══ Records provided ══

SIGNATURES = {
    "sdfk_abi_version": (_int, []),
    "sdfk_device_count": (_int, []),
    "sdfk_last_error": (_c.c_char_p, []),
    "sdfk_program_create": (_vp, [_vp, _sz, _vp, _sz, _vp, _sz, _int]),
    "sdfk_program_destroy": (None, [_vp]),
    "sdfk_program_set_params": (_int, [_vp, _vp, _sz]),
    "sdfk_program_set_cull": (_int, [_vp, _vp, _sz, _vp]),
    "sdfk_program_source": (_c.c_char_p, [_vp]),
    "sdfk_program_compile_check": (_int, [_vp, _c.POINTER(_sz)]),
    "sdfk_program_chain_members": (_int, [_vp]),
    "sdfk_program_compile_flavour": (_int, [_vp, _int, _c.POINTER(_sz), _c.POINTER(_c.c_double)]),
    "sdfk_debug_compile_external": (_int, [_vp, _int, _c.POINTER(_sz)]),
    "sdfk_debug_jit_stats": (None, [_c.POINTER(_i64), _c.POINTER(_c.c_double)]),
    "sdfk_jit_drain": (None, []),
    "sdfk_jit_cancel": (None, []),
    "sdfk_debug_set_rtc_defs": (None, [_c.c_char_p]),
    "sdfk_eval_device": (_int, [_vp, _vp, _i64, _i64, _vp, _vp, _int]),
    "sdfk_eval_device_rows": (_int, [_vp, _vp, _i64, _i64, _i64, _vp, _vp, _int]),
    "sdfk_eval_device_rows2d": (_int, [_vp, _vp, _i64, _i64, _i64, _vp, _vp, _int]),
    "sdfk_eval_device_rows2d_xy": (_int, [_vp, _vp, _i64, _i64, _i64, _vp, _vp, _int]),
    "sdfk_debug_cells_stats": (None, [_int, _c.POINTER(_c.c_longlong)]),
    "sdfk_debug_rays_stats": (None, [_int, _c.POINTER(_c.c_longlong)]),
    "sdfk_eval_device_rows3d": (_int, [_vp, _vp, _i64, _i64, _i64, _i64, _i64, _vp, _vp, _int]),
    "sdfk_debug_row_masks": (_int, [_vp, _vp, _i64, _i64, _i64, _vp, _c.POINTER(_i64), _c.POINTER(_int), _vp]),
    "sdfk_eval_grid_sharded": (_int, [_vp, _vp, _i64, _vp, _i64, _vp, _i64, _int, _vp, _vp, _int]),
    "sdfk_eval_grid_sharded_device": (_int, [_vp, _vp, _i64, _vp, _i64, _vp, _i64, _int, _vp, _int, _vp, _int]),
    "sdfk_eval_device_aux": (_int, [_vp, _vp, _i64, _i64, _vp, _int, _i64, _vp, _vp, _int]),
    "sdfk_eval_grid_aux": (_int, [_vp, _vp, _i64, _vp, _i64, _vp, _i64, _i64, _i64, _vp, _int, _i64, _vp, _vp, _int]),
    "sdfk_field_min": (_int, [_vp, _i64, _c.POINTER(_c.c_float), _vp]),
    "sdfk_grid_box_average": (_int, [_vp, _i64, _i64, _i64, _int, _int, _int, _int, _vp, _vp]),
    "sdfk_grid_edge_detect": (_int, [_vp, _i64, _i64, _i64, _vp, _vp]),
    "sdfk_debug_box_variant": (_int, [_i64, _i64, _i64, _int, _int, _int, _c.POINTER(_int)]),
    "sdfk_grid_signed": (_int, [_vp, _i64, _i64, _i64, _c.c_float, _int, _vp, _vp]),
    "sdfk_grid_boundary_mask": (_int, [_vp, _i64, _c.c_float, _vp, _vp]),
    "sdfk_grid_signed_slab": (_int, [_vp, _i64, _i64, _vp, _i64, _i64, _i64, _int, _vp, _vp]),
    "sdfk_eval_host": (_int, [_vp, _vp, _int, _i64, _i64, _vp, _int, _int]),
    "sdfk_eval_host_resident": (_int, [_vp, _vp, _int, _i64, _i64, _vp, _int, _int]),
    "sdfk_field_select_scratch": (_sz, [_i64]),
    "sdfk_field_select": (_int, [_vp, _i64, _c.c_float, _vp, _i64, _c.POINTER(_i64), _vp, _vp]),
    "sdfk_field_select_finish": (_int, [_i64, _i64, _vp, _i64, _vp, _vp]),
    "sdfk_field_gradient": (_int, [_vp, _i64, _i64, _i64, _int, _int, _vp, _i64, _vp]),
    "sdfk_field_crossings_2d": (_int, [_vp, _vp, _i64, _i64, _i64, _c.c_double, _c.c_double, _c.c_double, _vp, _vp]),
    "sdfk_lcwg_eval": (_int, [_int, _vp, _vp, _i64, _i64, _i64, _c.c_double, _c.c_double, _int, _c.c_double, _vp, _vp, _i64,
                              _vp]),
    "sdfk_lcwg_old_eval": (_int, [_int, _vp, _i64, _vp, _i64, _c.c_double, _c.c_double, _vp, _i64, _vp]),
    "sdfk_eval_select_scratch": (_sz, [_i64, _i64]),
    "sdfk_eval_device_select": (_int, [_vp, _vp, _i64, _i64, _i64, _int, _c.c_float, _vp, _i64, _c.POINTER(_i64), _vp, _vp, _int]),
    "sdfk_eval_grid_select": (_int, [_vp, _vp, _i64, _vp, _i64, _vp, _i64, _i64, _i64, _c.c_float, _vp, _i64, _c.POINTER(_i64),
                                     _vp, _vp, _int]),
    "sdfk_eval_select_finish": (_int, [_vp, _i64, _i64, _int, _i64, _vp, _i64, _vp, _vp]),
    "sdfk_vec_eval_device": (_int, [_vp, _int, _vp, _i64, _i64, _vp, _int, _i64, _int, _vp, _i64, _vp]),
    "sdfk_vec_set_interpret": (None, [_int]),
    "sdfk_vec_source": (_c.c_char_p, [_vp, _int, _int, _int]),
    "sdfk_vec_compile_check": (_int, [_vp, _int, _int, _int, _c.POINTER(_sz)]),
    "sdfk_vec_eval_host": (_int, [_vp, _int, _vp, _int, _i64, _vp, _i64, _vp, _i64, _vp, _i64, _vp, _int, _int, _vp, _int]),
    "sdfk_eval_grid": (_int, [_vp, _vp, _i64, _vp, _i64, _vp, _i64, _i64, _i64, _vp, _vp, _int]),
    "sdfk_eval_grid_host": (_int, [_vp, _vp, _i64, _vp, _i64, _vp, _i64, _i64, _i64, _vp, _int, _int]),
    "sdfk_set_default_mode": (None, [_int]),
    "sdfk_debug_brick_masks": (_int, [_vp, _vp, _i64, _i64, _vp, _vp]),
    "sdfk_linspace_f32": (_int, [_c.c_double, _c.c_double, _i64, _vp]),
    "sdfk_point_tree_build": (_i64, [_vp, _i64, _int, _vp, _i64, _vp, _vp, _vp]),
    "sdfk_grid_fill": (_int, [_vp, _i64, _vp, _i64, _vp, _i64, _vp, _i64, _i64, _i64, _vp]),
    "sdfk_set_device": (_int, [_int]),
    "sdfk_malloc": (_vp, [_sz]),
    "sdfk_free": (_int, [_vp]),
    "sdfk_memcpy_h2d": (_int, [_vp, _vp, _sz]),
    "sdfk_memcpy_d2h": (_int, [_vp, _vp, _sz]),
    "sdfk_memcpy_d2d": (_int, [_vp, _vp, _sz]),
    "sdfk_sync": (_int, [_vp]),
    "sdfk_event_create": (_vp, []),
    "sdfk_event_destroy": (_int, [_vp]),
    "sdfk_event_record": (_int, [_vp, _vp]),
    "sdfk_event_elapsed_ms": (_int, [_vp, _vp, _fp]),
    "sdfk_stream_probe": (_int, [_vp, _i64, _i64, _vp, _vp]),
    "sdfk_dual_has_rule": (_int, [_int]),
    "sdfk_program_jvp_check": (_int, [_vp, _c.POINTER(_int)]),
    "sdfk_eval_jvp_device": (_int, [_vp, _vp, _i64, _i64, _vp, _int, _int, _vp, _vp, _i64, _vp]),
    "sdfk_value_jvp_device": (_int, [_int, _vp, _vp, _vp, _i64, _vp, _vp, _vp]),
    "sdfk_program_vjp_check": (_int, [_vp, _c.POINTER(_int), _c.POINTER(_i64)]),
    "sdfk_vjp_limits": (_int, [_c.POINTER(_int), _c.POINTER(_int)]),
    "sdfk_eval_vjp_device": (_int, [_vp, _vp, _i64, _i64, _vp, _int, _int, _vp, _vp, _vp, _vp]),
    "sdfk_points_bin": (_int, [_vp, _i64, _i64, _vp, _i64, _i64, _i64, _vp, _vp]),
    "sdfk_points_extent": (_int, [_vp, _i64, _i64, _i64, _vp, _vp]),
    "sdfk_points_fill": (_int, [_vp, _i64, _i64, _i64, _int, _i64, _i64, _i64, _vp]),
    "sdfk_points_widen": (_int, [_vp, _i64, _int, _vp, _vp]),
    "sdfk_field_isosurface_scratch": (_sz, [_i64, _i64, _i64]),
    "sdfk_field_isosurface": (_int, [_vp, _vp, _i64, _vp, _i64, _vp, _i64, _c.c_float, _c.POINTER(_i64), _c.POINTER(_i64), _vp,
                                     _vp]),
    "sdfk_field_isosurface_finish": (_int, [_vp, _i64, _i64, _i64, _c.c_float, _i64, _i64, _vp, _i64, _vp, _i64, _int, _vp,
                                            _vp]),
    "sdfk_field_contour2d_scratch": (_sz, [_i64, _i64]),
    "sdfk_field_contour2d": (_int, [_vp, _vp, _i64, _vp, _i64, _c.c_float, _c.POINTER(_i64), _c.POINTER(_i64), _vp, _vp]),
    "sdfk_field_contour2d_finish": (_int, [_vp, _i64, _i64, _c.c_float, _i64, _i64, _vp, _i64, _vp, _i64, _int, _vp, _vp]),
    "sdfk_eval_grid_isosurface_scratch": (_sz, [_i64, _i64, _i64]),
    "sdfk_eval_grid_isosurface": (_int, [_vp, _vp, _i64, _vp, _i64, _vp, _i64, _c.c_float, _c.POINTER(_i64), _c.POINTER(_i64),
                                         _vp, _vp, _int]),
    "sdfk_eval_grid_isosurface_finish": (_int, [_vp, _vp, _i64, _vp, _i64, _vp, _i64, _c.c_float, _i64, _i64, _vp, _i64, _vp,
                                                _i64, _int, _vp, _vp, _int]),
    "sdfk_eval_grid_contour2d_scratch": (_sz, [_i64, _i64]),
    "sdfk_eval_grid_contour2d": (_int, [_vp, _vp, _i64, _vp, _i64, _c.c_float, _c.POINTER(_i64), _c.POINTER(_i64), _vp, _vp,
                                        _int]),
    "sdfk_eval_grid_contour2d_finish": (_int, [_vp, _vp, _i64, _vp, _i64, _c.c_float, _i64, _i64, _vp, _i64, _vp, _i64, _int,
                                               _vp, _vp, _int]),
    "sdfk_program_rays_check": (_int, [_vp, _c.POINTER(_int)]),
    "sdfk_trace_rays_device": (_int, [_vp, _vp, _i64, _vp, _i64, _i64, _c.c_float, _c.c_float, _c.c_float, _c.c_float,
                                      _c.c_float, _int, _vp, _vp, _vp, _vp, _i64, _vp, _int]),
    "sdfk_trace_camera_device": (_int, [_vp, _vp, _int, _int, _int, _c.c_float, _c.c_float, _c.c_float, _c.c_float,
                                        _c.c_float, _int, _vp, _vp, _vp, _vp, _i64, _vp, _int]),
    "sdfk_eval_grid_occupancy_scratch": (_sz, [_i64, _i64, _i64, _i64]),
    "sdfk_eval_grid_occupancy": (_int, [_vp, _vp, _i64, _vp, _i64, _vp, _i64, _vp, _vp, _vp, _vp, _vp, _vp, _int, _c.c_float,
                                        _c.c_float, _vp, _vp, _i64, _c.POINTER(_i64), _c.POINTER(_i64), _fp, _vp, _int]),
    "sdfk_field_row_sums": (_int, [_vp, _i64, _i64, _vp, _vp, _vp]),
    "sdfk_field_redistance_scratch": (_sz, [_i64, _i64, _i64]),
    "sdfk_field_redistance": (_int, [_vp, _vp, _i64, _vp, _i64, _vp, _i64, _c.c_float, _c.c_float, _int, _vp, _vp,
                                     _c.POINTER(_i64), _fp, _vp]),
    "sdfk_box_pad_ulps": (_int, []),
    "sdfk_box_has_rule": (_int, [_int]),
    "sdfk_program_box_check": (_int, [_vp, _c.POINTER(_int)]),
    "sdfk_enclose_boxes_device": (_int, [_vp, _vp, _vp, _i64, _i64, _vp, _vp, _vp, _vp]),
    "sdfk_enclose_octree_scratch": (_sz, []),
    "sdfk_enclose_octree_device": (_int, [_vp, _vp, _i64, _c.POINTER(_c.c_double), _int, _c.c_float, _vp, _vp, _vp, _i64,
                                          _c.POINTER(_i64), _c.POINTER(_i64), _c.POINTER(_int), _vp, _vp]),
}


class SdfkError(RuntimeError):
    pass


_lib = None
_lock = threading.Lock()


def _share_torch_hip_runtime():
    if "torch" in sys.modules:
        return
    try:
        spec = importlib.util.find_spec("torch")
    except (ImportError, ValueError):
        spec = None
    if spec is None or not spec.submodule_search_locations:
        return
    libdir = os.path.join(list(spec.submodule_search_locations)[0], "lib")
    for name in ("libamdhip64.so", "libhiprtc.so"):
        path = os.path.join(libdir, name)
        if os.path.exists(path):
            try:
                ctypes.CDLL(path, mode=ctypes.RTLD_GLOBAL)
            except OSError:
                return


def lib():
    global _lib
    if _lib is None:
        with _lock:
            if _lib is None:
                if not os.path.exists(LIB_PATH):
                    raise SdfkError(
                        "aegolius_amd: %s is missing - build it with "
                        "`python -c 'import __graft_entry__ as g; g.build()'` (needs hipcc, gfx950). "
                        "There is no CPU path." % LIB_PATH)
                _share_torch_hip_runtime()
                handle = ctypes.CDLL(LIB_PATH)
                for name, (res, args) in SIGNATURES.items():
                    fn = getattr(handle, name)
                    fn.restype, fn.argtypes = res, args
                if handle.sdfk_abi_version() != 1:
                    raise SdfkError("libsdfk.so ABI version mismatch")
                atexit.register(handle.sdfk_jit_cancel)
                _lib = handle
    return _lib


def last_error():
    msg = lib().sdfk_last_error()
    return msg.decode("utf-8", "replace") if msg else ""


def check(rc, what):
    if rc != 0:
        raise SdfkError("%s failed (%d): %s" % (what, rc, last_error()))


def device_count():
    return lib().sdfk_device_count()


def require_gpu():
    if device_count() < 1:
        raise SdfkError("aegolius_amd: no HIP device visible - SDF evaluation runs on an MI355X only "
                        "(there is no CPU path)")


def jit_stats():
    n, t = _i64(0), _c.c_double(0.0)
    lib().sdfk_debug_jit_stats(ctypes.byref(n), ctypes.byref(t))
    return n.value, t.value


def _ptr(a):
    return a.ctypes.data_as(_vp) if a is not None and a.size else None


def _release(owner, attr, destroy):
    try:
        h = getattr(owner, attr, None)
        setattr(owner, attr, None)
        if h and _lib is not None:
            getattr(_lib, destroy)(_vp(h))
    except Exception:
        pass


def coords_n(shape):
    if len(shape) != 2 or shape[0] != 3:
        raise ValueError("coordinates must have shape (3, N); got %r" % (tuple(shape),))
    return int(shape[1])


def host_coords(co, dtype=None):
    co = np.asarray(co)
    coords_n(co.shape)
    if dtype is None and co.dtype not in (np.float32, np.float64):
        dtype = np.float64
    return np.ascontiguousarray(co, dtype=dtype)


def axis_args(axes):
    ax = [np.ascontiguousarray(a, dtype=np.float32) for a in axes]
    args = []
    for a in ax:
        args += [_ptr(a), a.size]
    return ax, tuple(args)


def row_stride(n):
    return (n + 63) // 64 * 64


class DeviceBuffer:

    def __init__(self, nbytes, device=None, what=""):
        self.ptr, self.nbytes, self.device = None, int(nbytes), device if device is None else int(device)
        self.what = what or type(self).__name__
        if device is not None:
            check(lib().sdfk_set_device(self.device), "sdfk_set_device")
        self.ptr = lib().sdfk_malloc(self.nbytes) or None
        if self.ptr is None:
            raise SdfkError("%s: out of device memory (%d bytes): %s" % (self.what, self.nbytes, last_error()))

    def at(self, byte_offset=0, nbytes=0):
        if not self.ptr:
            raise SdfkError("%s has been freed" % self.what)
        if byte_offset < 0 or nbytes < 0 or byte_offset + nbytes > self.nbytes:
            raise SdfkError("%s: bytes [%d, %d) are outside its %d bytes" % (self.what, byte_offset, byte_offset + nbytes,
                                                                             self.nbytes))
        return _vp(self.ptr + byte_offset)

    def _live(self):
        self.at()
        if self.device is not None:
            check(lib().sdfk_set_device(self.device), "sdfk_set_device")

    def upload(self, host, byte_offset=0):
        host = np.ascontiguousarray(host)
        dst = self.at(byte_offset, host.nbytes)
        if host.nbytes:
            check(lib().sdfk_memcpy_h2d(dst, _ptr(host), host.nbytes), "sdfk_memcpy_h2d")

    def download(self, out, byte_offset=0):
        if not out.flags.c_contiguous:
            raise ValueError("%s: download needs a C-contiguous array" % self.what)
        src = self.at(byte_offset, out.nbytes)
        if out.nbytes:
            check(lib().sdfk_memcpy_d2h(_ptr(out), src, out.nbytes), "sdfk_memcpy_d2h")
        return out

    def copy_from(self, device_ptr, nbytes, byte_offset=0):
        dst = self.at(byte_offset, nbytes)
        if nbytes:
            check(lib().sdfk_memcpy_d2d(dst, _vp(device_ptr), nbytes), "sdfk_memcpy_d2d")

    def _filled(self, fill, *args):
        try:
            fill(*args)
        except BaseException:
            self.free()
            raise
        return self

    def free(self):
        _release(self, "ptr", "sdfk_free")

    def __enter__(self):
        return self

    def __exit__(self, *exc):
        self.free()

    def __del__(self):
        self.free()


class DeviceRows(DeviceBuffer):

    def __init__(self, rows, n, device=None, what=""):
        self.rows, self.n, self.stride = int(rows), int(n), row_stride(int(n))
        DeviceBuffer.__init__(self, self.rows * self.stride * 4, device, what)

    def offset(self, r):
        return 4 * r * self.stride

    def row(self, r):
        return self.at(self.offset(r), 4 * self.n)

    def row_ptr(self, r):
        return self.row(r).value

    def upload_rows(self, host):
        for r, line in enumerate(np.ascontiguousarray(host, dtype=np.float32)):
            self.upload(line, self.offset(r))

    def download_rows(self, count=None):
        out = np.empty((self.rows if count is None else count, self.n), dtype=np.float32)
        for r, line in enumerate(out):
            self.download(line, self.offset(r))
        return out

═══

# Task directions:
Scan the records above. Return every line with "SdfkError" in it.

# Answer to this exercise:
class SdfkError(RuntimeError):
                    raise SdfkError(
                    raise SdfkError("libsdfk.so ABI version mismatch")
        raise SdfkError("%s failed (%d): %s" % (what, rc, last_error()))
        raise SdfkError("aegolius_amd: no HIP device visible - SDF evaluation runs on an MI355X only "
            raise SdfkError("%s: out of device memory (%d bytes): %s" % (self.what, self.nbytes, last_error()))
            raise SdfkError("%s has been freed" % self.what)
            raise SdfkError("%s: bytes [%d, %d) are outside its %d bytes" % (self.what, byte_offset, byte_offset + nbytes,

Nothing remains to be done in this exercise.